What the exercise asks:
Going through the data below, please show each line containing the string "TicketInfo".

Segment Start: Given information

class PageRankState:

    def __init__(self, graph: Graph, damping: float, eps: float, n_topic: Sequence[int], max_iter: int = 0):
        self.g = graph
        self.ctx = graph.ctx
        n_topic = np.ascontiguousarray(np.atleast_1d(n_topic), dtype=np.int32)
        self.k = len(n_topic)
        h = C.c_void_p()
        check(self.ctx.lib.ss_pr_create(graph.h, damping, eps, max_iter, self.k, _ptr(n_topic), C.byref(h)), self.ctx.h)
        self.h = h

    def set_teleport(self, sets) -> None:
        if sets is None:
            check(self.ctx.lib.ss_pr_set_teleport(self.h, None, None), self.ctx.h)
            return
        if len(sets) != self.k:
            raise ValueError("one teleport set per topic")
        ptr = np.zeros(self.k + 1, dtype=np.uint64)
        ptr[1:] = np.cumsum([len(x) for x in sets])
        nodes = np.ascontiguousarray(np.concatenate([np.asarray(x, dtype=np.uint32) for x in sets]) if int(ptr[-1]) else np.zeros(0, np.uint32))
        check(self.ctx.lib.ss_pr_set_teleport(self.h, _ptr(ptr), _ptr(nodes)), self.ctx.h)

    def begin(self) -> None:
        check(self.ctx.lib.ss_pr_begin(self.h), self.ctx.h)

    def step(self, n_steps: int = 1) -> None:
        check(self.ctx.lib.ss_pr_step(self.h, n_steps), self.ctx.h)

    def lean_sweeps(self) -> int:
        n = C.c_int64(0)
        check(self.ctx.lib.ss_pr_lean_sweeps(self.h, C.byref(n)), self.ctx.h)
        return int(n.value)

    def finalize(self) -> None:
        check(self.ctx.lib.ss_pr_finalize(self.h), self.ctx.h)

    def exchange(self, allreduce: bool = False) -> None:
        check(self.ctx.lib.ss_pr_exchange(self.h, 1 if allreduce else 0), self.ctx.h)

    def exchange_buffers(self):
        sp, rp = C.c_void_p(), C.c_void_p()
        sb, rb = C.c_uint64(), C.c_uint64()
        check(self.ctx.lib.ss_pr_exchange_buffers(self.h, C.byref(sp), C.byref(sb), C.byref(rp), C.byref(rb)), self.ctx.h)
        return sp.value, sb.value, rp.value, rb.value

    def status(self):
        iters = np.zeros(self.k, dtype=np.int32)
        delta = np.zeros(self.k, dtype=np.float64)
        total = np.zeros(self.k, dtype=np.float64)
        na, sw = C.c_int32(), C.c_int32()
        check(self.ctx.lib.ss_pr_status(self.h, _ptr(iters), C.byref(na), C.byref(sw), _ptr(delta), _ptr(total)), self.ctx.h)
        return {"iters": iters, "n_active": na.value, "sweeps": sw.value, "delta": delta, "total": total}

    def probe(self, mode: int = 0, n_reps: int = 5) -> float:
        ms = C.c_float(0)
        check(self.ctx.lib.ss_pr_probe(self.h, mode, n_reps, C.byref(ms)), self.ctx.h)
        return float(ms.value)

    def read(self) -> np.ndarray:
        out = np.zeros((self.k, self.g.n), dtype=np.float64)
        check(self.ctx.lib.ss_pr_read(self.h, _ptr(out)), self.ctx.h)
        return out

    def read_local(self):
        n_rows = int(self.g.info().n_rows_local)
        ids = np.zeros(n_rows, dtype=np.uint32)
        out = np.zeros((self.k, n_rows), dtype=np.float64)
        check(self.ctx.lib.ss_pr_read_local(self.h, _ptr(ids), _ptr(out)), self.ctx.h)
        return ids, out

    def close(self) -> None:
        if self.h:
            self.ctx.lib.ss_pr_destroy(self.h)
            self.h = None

Segment End: Given information
Segment Start: Given information

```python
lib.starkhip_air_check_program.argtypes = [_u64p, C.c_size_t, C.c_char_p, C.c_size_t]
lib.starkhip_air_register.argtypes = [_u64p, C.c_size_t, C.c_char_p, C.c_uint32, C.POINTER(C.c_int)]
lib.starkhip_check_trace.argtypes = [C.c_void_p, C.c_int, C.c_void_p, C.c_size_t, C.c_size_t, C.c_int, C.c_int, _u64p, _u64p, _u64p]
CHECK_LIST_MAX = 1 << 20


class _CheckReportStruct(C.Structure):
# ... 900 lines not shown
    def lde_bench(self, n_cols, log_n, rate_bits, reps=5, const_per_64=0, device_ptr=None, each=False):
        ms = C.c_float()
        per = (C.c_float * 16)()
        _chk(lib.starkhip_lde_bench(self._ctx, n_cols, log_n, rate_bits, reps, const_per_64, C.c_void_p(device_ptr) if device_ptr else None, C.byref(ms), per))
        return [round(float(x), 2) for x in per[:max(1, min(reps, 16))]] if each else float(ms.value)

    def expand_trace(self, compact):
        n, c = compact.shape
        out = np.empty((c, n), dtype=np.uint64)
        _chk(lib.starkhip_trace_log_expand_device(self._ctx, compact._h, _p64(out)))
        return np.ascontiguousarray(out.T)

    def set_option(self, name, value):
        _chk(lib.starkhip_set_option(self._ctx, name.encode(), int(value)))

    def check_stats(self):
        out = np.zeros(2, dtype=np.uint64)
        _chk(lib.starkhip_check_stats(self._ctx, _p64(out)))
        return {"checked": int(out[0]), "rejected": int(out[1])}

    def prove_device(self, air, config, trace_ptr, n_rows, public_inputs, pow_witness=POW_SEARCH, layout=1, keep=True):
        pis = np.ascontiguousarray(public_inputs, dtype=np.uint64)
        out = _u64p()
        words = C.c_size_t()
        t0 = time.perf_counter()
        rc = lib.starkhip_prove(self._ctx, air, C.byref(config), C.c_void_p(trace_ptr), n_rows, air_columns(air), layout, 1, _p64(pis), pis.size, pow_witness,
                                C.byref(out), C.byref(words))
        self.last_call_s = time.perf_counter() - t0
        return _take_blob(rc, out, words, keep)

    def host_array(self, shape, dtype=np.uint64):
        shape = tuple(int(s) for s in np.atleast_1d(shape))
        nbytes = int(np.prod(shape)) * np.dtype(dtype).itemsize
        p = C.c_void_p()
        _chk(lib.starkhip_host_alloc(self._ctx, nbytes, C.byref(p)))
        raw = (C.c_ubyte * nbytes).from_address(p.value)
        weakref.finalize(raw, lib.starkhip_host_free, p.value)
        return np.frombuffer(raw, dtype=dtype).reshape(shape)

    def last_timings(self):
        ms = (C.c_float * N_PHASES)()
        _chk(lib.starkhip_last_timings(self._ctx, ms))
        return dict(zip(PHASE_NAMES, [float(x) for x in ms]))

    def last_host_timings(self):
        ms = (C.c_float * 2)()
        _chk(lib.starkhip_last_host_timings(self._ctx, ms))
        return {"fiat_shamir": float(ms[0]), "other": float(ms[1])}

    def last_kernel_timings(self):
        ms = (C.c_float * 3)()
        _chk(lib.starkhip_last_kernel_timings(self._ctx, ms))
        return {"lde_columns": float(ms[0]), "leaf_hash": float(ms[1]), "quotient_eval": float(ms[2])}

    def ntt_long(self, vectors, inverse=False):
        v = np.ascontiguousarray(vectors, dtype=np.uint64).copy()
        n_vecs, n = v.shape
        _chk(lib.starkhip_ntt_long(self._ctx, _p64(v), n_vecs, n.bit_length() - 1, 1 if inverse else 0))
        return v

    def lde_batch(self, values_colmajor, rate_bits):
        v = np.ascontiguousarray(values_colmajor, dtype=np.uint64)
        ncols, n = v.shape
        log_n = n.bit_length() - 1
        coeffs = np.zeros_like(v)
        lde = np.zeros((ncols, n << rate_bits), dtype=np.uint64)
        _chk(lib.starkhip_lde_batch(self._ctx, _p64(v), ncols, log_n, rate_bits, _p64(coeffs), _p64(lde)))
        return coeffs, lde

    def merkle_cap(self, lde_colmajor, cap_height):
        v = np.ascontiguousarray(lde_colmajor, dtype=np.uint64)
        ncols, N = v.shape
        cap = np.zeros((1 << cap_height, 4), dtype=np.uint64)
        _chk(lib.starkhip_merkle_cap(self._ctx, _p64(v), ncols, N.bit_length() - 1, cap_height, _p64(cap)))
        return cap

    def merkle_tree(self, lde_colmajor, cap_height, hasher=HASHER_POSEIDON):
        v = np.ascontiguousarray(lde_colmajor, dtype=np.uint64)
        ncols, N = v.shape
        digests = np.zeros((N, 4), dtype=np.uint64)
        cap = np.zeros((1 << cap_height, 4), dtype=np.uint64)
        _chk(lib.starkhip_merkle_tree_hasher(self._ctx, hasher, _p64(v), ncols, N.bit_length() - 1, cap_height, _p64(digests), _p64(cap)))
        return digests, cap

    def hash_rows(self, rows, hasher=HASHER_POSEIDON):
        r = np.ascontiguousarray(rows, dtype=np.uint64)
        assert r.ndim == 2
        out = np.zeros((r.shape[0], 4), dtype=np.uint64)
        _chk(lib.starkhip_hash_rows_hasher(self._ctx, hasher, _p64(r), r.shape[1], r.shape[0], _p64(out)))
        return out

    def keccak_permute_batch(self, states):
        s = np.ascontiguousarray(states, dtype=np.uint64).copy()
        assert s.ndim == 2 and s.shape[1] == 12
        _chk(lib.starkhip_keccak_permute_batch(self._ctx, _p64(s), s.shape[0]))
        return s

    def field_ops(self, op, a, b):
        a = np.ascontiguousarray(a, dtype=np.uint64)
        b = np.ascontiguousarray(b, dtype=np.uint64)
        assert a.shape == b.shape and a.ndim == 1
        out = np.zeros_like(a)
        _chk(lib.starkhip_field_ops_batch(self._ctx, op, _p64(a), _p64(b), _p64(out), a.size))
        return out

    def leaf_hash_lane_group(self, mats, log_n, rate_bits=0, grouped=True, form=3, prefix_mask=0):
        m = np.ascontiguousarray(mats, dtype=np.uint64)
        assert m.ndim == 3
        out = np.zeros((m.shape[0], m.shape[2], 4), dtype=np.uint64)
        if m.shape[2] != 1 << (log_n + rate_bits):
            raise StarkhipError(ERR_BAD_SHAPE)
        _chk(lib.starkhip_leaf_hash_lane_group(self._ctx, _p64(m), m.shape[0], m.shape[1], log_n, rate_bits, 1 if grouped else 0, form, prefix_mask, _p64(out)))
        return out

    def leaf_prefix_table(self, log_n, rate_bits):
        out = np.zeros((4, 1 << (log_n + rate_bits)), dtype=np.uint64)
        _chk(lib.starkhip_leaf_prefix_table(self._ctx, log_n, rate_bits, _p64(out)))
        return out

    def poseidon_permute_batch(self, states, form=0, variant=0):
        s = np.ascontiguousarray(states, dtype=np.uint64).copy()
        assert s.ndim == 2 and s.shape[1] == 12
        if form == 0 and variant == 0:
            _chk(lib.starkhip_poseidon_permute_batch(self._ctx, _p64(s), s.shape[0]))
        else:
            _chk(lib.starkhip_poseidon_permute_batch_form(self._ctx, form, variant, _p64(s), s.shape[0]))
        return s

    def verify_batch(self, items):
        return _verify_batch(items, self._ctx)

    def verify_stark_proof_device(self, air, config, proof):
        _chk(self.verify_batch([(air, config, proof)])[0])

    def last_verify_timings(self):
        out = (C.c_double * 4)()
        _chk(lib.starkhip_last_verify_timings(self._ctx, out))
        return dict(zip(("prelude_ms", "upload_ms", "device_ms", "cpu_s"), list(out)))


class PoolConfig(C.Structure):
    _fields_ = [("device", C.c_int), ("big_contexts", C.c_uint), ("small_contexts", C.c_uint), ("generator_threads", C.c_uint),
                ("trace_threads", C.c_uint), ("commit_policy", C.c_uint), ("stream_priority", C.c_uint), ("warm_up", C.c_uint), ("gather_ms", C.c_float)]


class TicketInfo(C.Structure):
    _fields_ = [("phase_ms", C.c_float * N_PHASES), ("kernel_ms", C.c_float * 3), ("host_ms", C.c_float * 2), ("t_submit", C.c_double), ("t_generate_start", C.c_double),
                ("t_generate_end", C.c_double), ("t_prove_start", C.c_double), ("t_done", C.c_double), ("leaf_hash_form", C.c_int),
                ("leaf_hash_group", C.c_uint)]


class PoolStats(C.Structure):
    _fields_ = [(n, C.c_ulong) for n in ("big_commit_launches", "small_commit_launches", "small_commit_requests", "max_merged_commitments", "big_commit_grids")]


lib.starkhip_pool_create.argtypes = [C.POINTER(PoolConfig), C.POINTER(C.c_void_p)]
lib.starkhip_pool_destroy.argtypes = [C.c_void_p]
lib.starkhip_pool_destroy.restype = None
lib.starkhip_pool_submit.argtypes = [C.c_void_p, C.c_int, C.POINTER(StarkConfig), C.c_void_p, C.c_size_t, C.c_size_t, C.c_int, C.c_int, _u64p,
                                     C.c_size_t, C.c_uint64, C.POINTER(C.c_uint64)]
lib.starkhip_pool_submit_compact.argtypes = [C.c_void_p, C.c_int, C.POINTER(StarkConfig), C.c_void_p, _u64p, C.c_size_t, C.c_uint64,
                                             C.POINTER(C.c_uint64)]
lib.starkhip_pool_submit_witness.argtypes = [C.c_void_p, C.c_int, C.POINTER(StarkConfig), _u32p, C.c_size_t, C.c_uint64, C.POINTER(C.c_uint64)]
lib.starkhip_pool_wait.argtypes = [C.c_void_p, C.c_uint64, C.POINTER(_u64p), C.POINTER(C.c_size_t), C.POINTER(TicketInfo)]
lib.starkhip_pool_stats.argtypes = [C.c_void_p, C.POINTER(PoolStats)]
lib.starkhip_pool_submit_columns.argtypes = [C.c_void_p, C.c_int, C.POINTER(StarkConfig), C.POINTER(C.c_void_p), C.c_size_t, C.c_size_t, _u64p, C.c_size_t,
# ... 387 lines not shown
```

Segment End: Given information
Segment Start: Given information

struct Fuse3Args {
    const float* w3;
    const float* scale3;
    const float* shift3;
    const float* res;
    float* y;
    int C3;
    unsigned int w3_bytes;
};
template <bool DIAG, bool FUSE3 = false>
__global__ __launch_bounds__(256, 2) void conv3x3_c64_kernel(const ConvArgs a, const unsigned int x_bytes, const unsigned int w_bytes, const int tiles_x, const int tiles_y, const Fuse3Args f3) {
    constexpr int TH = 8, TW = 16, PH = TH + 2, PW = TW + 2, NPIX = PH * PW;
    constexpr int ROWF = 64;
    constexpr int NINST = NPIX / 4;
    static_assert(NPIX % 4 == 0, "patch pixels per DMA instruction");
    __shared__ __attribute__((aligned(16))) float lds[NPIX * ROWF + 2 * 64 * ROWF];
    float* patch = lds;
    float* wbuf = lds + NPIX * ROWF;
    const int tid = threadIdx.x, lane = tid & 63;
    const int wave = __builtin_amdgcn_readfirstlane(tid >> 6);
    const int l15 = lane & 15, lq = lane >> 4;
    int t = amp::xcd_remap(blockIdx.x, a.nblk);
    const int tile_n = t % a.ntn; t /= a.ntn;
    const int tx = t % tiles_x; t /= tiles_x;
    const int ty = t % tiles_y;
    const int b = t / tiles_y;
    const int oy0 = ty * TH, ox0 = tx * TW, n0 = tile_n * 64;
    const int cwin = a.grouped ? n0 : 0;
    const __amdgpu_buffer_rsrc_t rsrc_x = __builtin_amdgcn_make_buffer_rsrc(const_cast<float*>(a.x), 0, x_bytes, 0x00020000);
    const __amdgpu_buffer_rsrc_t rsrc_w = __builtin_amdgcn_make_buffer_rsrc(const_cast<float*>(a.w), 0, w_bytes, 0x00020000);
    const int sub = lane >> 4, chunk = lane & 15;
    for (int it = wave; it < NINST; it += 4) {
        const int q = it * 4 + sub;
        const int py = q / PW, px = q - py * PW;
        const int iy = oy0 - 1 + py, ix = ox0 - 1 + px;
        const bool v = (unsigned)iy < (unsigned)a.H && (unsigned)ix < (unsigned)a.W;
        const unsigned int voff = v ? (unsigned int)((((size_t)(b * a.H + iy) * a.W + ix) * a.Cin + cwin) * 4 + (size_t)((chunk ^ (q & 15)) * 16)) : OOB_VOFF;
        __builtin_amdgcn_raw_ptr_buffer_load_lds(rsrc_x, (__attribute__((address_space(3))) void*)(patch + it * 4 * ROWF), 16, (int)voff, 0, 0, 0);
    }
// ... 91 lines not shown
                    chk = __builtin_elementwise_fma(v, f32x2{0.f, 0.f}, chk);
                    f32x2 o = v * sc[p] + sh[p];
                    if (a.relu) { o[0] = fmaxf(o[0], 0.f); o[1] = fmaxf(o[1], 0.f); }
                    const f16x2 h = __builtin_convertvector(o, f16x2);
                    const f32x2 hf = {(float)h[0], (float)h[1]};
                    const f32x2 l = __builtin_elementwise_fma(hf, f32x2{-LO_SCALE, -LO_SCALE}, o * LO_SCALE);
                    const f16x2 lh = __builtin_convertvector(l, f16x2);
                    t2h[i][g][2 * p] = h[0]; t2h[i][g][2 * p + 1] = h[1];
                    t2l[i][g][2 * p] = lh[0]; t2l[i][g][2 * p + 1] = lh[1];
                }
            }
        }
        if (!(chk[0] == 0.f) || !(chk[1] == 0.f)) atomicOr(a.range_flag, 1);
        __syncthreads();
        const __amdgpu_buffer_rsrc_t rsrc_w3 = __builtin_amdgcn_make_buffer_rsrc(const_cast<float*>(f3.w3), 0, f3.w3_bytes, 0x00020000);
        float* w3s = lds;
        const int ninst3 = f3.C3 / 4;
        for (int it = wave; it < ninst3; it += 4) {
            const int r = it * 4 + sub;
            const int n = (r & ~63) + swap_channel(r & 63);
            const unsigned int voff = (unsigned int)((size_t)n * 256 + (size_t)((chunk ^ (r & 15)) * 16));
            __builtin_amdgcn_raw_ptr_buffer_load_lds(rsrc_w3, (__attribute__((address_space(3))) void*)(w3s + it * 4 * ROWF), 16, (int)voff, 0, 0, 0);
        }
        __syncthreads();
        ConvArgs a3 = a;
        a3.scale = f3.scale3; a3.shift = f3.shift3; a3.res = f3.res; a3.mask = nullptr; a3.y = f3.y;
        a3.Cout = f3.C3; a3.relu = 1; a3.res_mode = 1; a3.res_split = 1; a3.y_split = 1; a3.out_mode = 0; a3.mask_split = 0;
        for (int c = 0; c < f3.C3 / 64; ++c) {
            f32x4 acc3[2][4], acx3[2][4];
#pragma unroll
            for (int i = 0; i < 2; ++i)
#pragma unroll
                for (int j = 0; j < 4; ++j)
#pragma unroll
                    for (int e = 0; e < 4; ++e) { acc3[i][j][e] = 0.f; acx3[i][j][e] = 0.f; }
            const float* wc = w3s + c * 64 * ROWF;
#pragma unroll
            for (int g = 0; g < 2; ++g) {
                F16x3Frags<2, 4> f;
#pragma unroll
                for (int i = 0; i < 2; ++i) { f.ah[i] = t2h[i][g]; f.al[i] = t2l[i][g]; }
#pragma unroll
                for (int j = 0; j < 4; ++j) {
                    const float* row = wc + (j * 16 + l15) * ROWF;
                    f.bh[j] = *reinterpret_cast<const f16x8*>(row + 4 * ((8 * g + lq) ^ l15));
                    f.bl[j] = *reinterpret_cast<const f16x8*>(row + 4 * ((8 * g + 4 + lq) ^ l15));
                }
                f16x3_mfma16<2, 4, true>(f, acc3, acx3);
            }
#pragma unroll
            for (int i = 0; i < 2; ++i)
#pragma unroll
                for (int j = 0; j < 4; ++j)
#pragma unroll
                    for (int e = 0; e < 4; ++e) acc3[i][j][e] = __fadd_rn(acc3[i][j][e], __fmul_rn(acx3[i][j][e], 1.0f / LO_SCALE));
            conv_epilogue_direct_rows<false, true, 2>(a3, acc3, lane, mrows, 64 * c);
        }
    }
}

Segment End: Given information

Response to the exercise:
class TicketInfo(C.Structure):
lib.starkhip_pool_wait.argtypes = [C.c_void_p, C.c_uint64, C.POINTER(_u64p), C.POINTER(C.c_size_t), C.POINTER(TicketInfo)]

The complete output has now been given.